= Sofia Holmgren =

Swedish physician

Sofia Holmgren (1864–1953) was a Swedish physician, a pioneer of sexual education and one of the first women physicians in Malmö.

==Life and work==
Sofia Holmgren was born on 4 January 1864 to Albert Holmgren, a professor of physics in Lund, and mother Elin Stiernstedt, who was of noble birth. Two of her uncles were also professors; Frithiof Holmgren in physiology in Uppsala, and Hjalmar Holmgren in mathematics and mechanics in Stockholm at the University of Technology.

When Holmgren registered at Lund University in 1888, she was among only 20 women students at that institution. It took her only ten years to complete her studies and become a registered doctor, which was considered a pace that's faster than the average and she obtained her medical licentiate degree with high grades.

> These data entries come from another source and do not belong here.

#include <dlfcn.h>
namespace {
struct Roctx {
  int (*push)(const char*) = nullptr;
  int (*pop)() = nullptr;
  Roctx() {
    const char* on = std::getenv("YMK_ROCTX");
    if (on == nullptr || on[0] == '\0' || on[0] == '0') return;
    for (const char* name : {"librocprofiler-sdk-roctx.so", "libroctx64.so"}) {
      if (void* h = dlopen(name, RTLD_NOW | RTLD_GLOBAL)) {
        push = reinterpret_cast<int (*)(const char*)>(dlsym(h, "roctxRangePushA"));
        pop = reinterpret_cast<int (*)()>(dlsym(h, "roctxRangePop"));
        if (push && pop) return;
        push = nullptr;
        pop = nullptr;
      }
    }
  }
};
struct RoctxRange {
  explicit RoctxRange(const char* name) {
    static Roctx r;
    pop_ = r.pop;
    if (r.push) (void)r.push(name);
    else pop_ = nullptr;
  }
  ~RoctxRange() {
    if (pop_) (void)pop_();
  }
  int (*pop_)() = nullptr;
};
}

#define YMK_API_BEGIN try {
#define YMK_API_END                                 \
  return 0;                                         \
  }                                                 \
  catch (const std::exception& e) {                 \
    ymk::set_error(e.what());                       \
    return 1;                                       \
  }                                                 \
  catch (...) {                                     \
    ymk::set_error("unknown C++ exception");        \
    return 2;                                       \
  }

extern "C" {

int ymk_version(void) { return 100; }

const char* ymk_last_error(void) { return ymk::last_error().c_str(); }

int ymk_device_count(void) {
  int n = 0;
  if (hipGetDeviceCount(&n) != hipSuccess) return -1;
  return n;
}

ymk_model* ymk_model_create(const char* kind, int device) {
  try {
    YMK_CHECK(kind != nullptr, "kind is null");
    YMK_HIP(hipSetDevice(device));
    std::string k(kind);
    ymk::Model* impl = nullptr;
    if (k == "dbnet") impl = ymk::create_dbnet();
    else if (k == "parseq") impl = ymk::create_parseq();
    else if (k == "rtdetr") impl = ymk::create_rtdetr();
    else throw ymk::Error("unknown model kind: " + k);
    auto* m = new ymk_model();
    m->impl = impl;
    m->device = device;
    return m;
  } catch (const std::exception& e) {
// ... 32 lines not shown
int ymk_model_finalize(ymk_model* m) {
  YMK_API_BEGIN
  RoctxRange roctx_range("ymk_model_finalize");
  YMK_CHECK(m, "null model");
  YMK_HIP(hipSetDevice(m->device));
  m->impl->finalize();
  m->impl->prebuild_split();
  if (!ymk::debug_hazard_no_finalize_sync()) YMK_HIP(hipDeviceSynchronize());
  YMK_API_END
}

int ymk_model_reserve(ymk_model* m, int n, int h, int w, void* stream) {
  YMK_API_BEGIN
  RoctxRange roctx_range("ymk_model_reserve");
  YMK_CHECK(m && m->impl, "null argument");
  YMK_HIP(hipSetDevice(m->device));
  m->impl->reserve(n, h, w, (hipStream_t)stream);
  YMK_API_END
}

int64_t ymk_model_weight_bytes(const ymk_model* m) { return m ? (int64_t)m->impl->pool.bytes() : -1; }
int64_t ymk_model_workspace_bytes(const ymk_model* m) { return m ? (int64_t)m->impl->arena.capacity() : -1; }

int ymk_dbnet_forward(ymk_model* m, const float* x_dev, int n, int h, int w, float* prob_dev, void* stream) {
  YMK_API_BEGIN
  RoctxRange roctx_range("ymk_dbnet_forward");
  YMK_CHECK(m && x_dev && prob_dev, "null argument");
  YMK_HIP(hipSetDevice(m->device));
  ymk::dbnet_forward(m->impl, x_dev, n, h, w, prob_dev, (hipStream_t)stream);
  YMK_API_END
}

int ymk_parseq_dims(ymk_model* m, int* num_steps, int* num_classes) {
  YMK_API_BEGIN
  YMK_CHECK(m && num_steps && num_classes, "null argument");
  ymk::parseq_dims(m->impl, num_steps, num_classes);
  YMK_API_END
}

int ymk_parseq_forward(ymk_model* m, const float* x_dev, int b, int w, float* logits_dev, int* out_len, int* ar_steps,
                       void* stream) {
  YMK_API_BEGIN
  RoctxRange roctx_range("ymk_parseq_forward");
  YMK_CHECK(m && x_dev && logits_dev && out_len && ar_steps, "null argument");
  YMK_HIP(hipSetDevice(m->device));
  ymk::parseq_forward(m->impl, x_dev, b, w, logits_dev, out_len, ar_steps, (hipStream_t)stream);
  YMK_API_END
}

int ymk_parseq_forward_groups(ymk_model* m, const float* const* x_dev, const int* b, const int* w, int n_groups,
                              float* logits_dev, int* out_len, int* ar_steps, void* stream) {
  YMK_API_BEGIN
  RoctxRange roctx_range("ymk_parseq_forward_groups");
  YMK_CHECK(m && x_dev && b && w && logits_dev && out_len && ar_steps, "null argument");
  YMK_HIP(hipSetDevice(m->device));
  ymk::parseq_forward_groups(m->impl, x_dev, b, w, n_groups, logits_dev, out_len, ar_steps, (hipStream_t)stream);
  YMK_API_END
}

int ymk_parseq_token_stats(const float* logits_dev, int rows, int num_classes, int* ids_dev, float* probs_dev,
                           void* stream) {
  YMK_API_BEGIN
  RoctxRange roctx_range("ymk_parseq_token_stats");
  YMK_CHECK(logits_dev && ids_dev && probs_dev, "null argument");
  ymk::row_maxprob((hipStream_t)stream, logits_dev, rows, num_classes, ids_dev, probs_dev);
  YMK_API_END
}

int ymk_rtdetr_forward(ymk_model* m, const float* x_dev, int b, int h, int w, float* logits_dev, float* boxes_dev,
                       void* stream) {
  YMK_API_BEGIN
  RoctxRange roctx_range("ymk_rtdetr_forward");
  YMK_CHECK(m && x_dev && logits_dev && boxes_dev, "null argument");
  YMK_HIP(hipSetDevice(m->device));
  ymk::rtdetr_forward(m->impl, x_dev, b, h, w, logits_dev, boxes_dev, (hipStream_t)stream);
  YMK_API_END
}

int ymk_debug_option(const char* key, int value) {
  YMK_API_BEGIN
  YMK_CHECK(key != nullptr, "null key");
  const std::string k(key);
  YMK_CHECK(ymk::conv_debug_option(k, value) || ymk::parseq_debug_option(k, value) || ymk::decstep_debug_option(k, value) ||
                ymk::conv_split_debug_option(k, value),
            "unknown debug option: " + k);
  YMK_API_END
}

int ymk_stat(const char* key, int64_t* value) {
  YMK_API_BEGIN
  YMK_CHECK(key != nullptr && value != nullptr, "null argument");
  long long v = 0;
  YMK_CHECK(ymk::conv_split_stat(std::string(key), &v) || ymk::runtime_stat(std::string(key), &v), std::string("unknown counter: ") + key);
  *value = v;
  YMK_API_END
}

int ymk_amax_check_counters(int64_t* out4) {
  YMK_API_BEGIN
  YMK_CHECK(out4 != nullptr, "null argument");
  long long v[4];
  ymk::amax_check_counters(v);
  for (int i = 0; i < 4; ++i) out4[i] = v[i];
  YMK_API_END
}

int ymk_prof_begin(void) {
  YMK_API_BEGIN
  ymk::prof_begin();
  YMK_API_END
}

int ymk_prof_end(double* conv_ms, double* conv_flop, int64_t* conv_launches) {
  YMK_API_BEGIN
  YMK_CHECK(conv_ms && conv_flop && conv_launches, "null argument");
  ymk::prof_end(conv_ms, conv_flop, conv_launches);
  YMK_API_END
}

int ymk_prof_bytes(double* conv_bytes) {
  YMK_API_BEGIN
  YMK_CHECK(conv_bytes, "null argument");
  *conv_bytes = ymk::prof_bytes();
  YMK_API_END
}

int ymk_prof_launch_table(double* ms, double* flop, double* bytes, double* mfma_products, int64_t capacity, int64_t* count) {
  YMK_API_BEGIN
  YMK_CHECK(count != nullptr && capacity >= 0 && (capacity == 0 || (ms && flop && bytes && mfma_products)), "null argument");
  *count = ymk::prof_launch_table(ms, flop, bytes, mfma_products, capacity);
  YMK_API_END
}

int ymk_op_conv2d(const float* x_dev, int n, int h, int w, int c, const float* w_host_oihw, int cout, int cin, int kh,
                  int kw, const float* scale_host, const float* bias_host, const float* res_dev, int stride, int pad,
                  int dil, int act, int tap4, float* y_dev, void* stream) {
  YMK_API_BEGIN
  using namespace ymk;
  DevicePool pool;
  ConvW cw;
  cw.cout = cout;
  cw.cin = tap4 ? 4 : cin;
  cw.kh = kh;
  cw.kw = kw;
  cw.mode = tap4 ? 1 : 0;
  std::vector<float> panel;
  pack_conv_weight(w_host_oihw, cout, cin, kh, kw, tap4 != 0, panel, cw.kpad, cw.ctiles);
  cw.w = pool.upload(panel);
  if (scale_host) cw.scale = pool.upload(scale_host, cout);
  if (bias_host) cw.bias = pool.upload(bias_host, cout);
  Tensor in{const_cast<float*>(x_dev), n, h, w, c, c};
  const int oh = conv_out_dim(h, kh, stride, pad, dil), ow = conv_out_dim(w, kw, stride, pad, dil);
  Tensor out{y_dev, n, oh, ow, cout, cout};
  Tensor res{const_cast<float*>(res_dev), n, oh, ow, cout, cout};
  ConvArgs a;
  a.stride = stride;
  a.pad = pad;
  a.dil = dil;
  a.act = act;
  a.res = res_dev ? &res : nullptr;
  SplitCtxOwner split_ctx;
  ConvSplitScope scope(-1, split_ctx.get(), 0);
  conv2d((hipStream_t)stream, in, cw, a, out);
  YMK_HIP(hipStreamSynchronize((hipStream_t)stream));
  YMK_API_END
}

Sofia Holmgren established her own practice in Malmö, probably the only such practice run by a woman after Hedda Andersson left the city in 1895. Sofia Holmgren remained in Malmö until 1909 when she moved to Stockholm and was elected as a member of the Swedish Medical Association. She stayed in Stockholm until her retirement in 1934.

=== Sex educator ===
She was mainly known as a lecturer and teacher on "sexual hygiene" (sexual education). She gave courses on the subject in Malmö and Lund, mainly directed at teachers, which were well attended. According to the magazine Dagny she presented "the sensitive subject in such a manner as only the finest and most noble women could do."

=== Last years ===
Holmgren retired in 1934 and moved back to Malmö but then moved a last time to Hörby, where she died on 8 October 1953 at nearly 90 years of age and is buried there.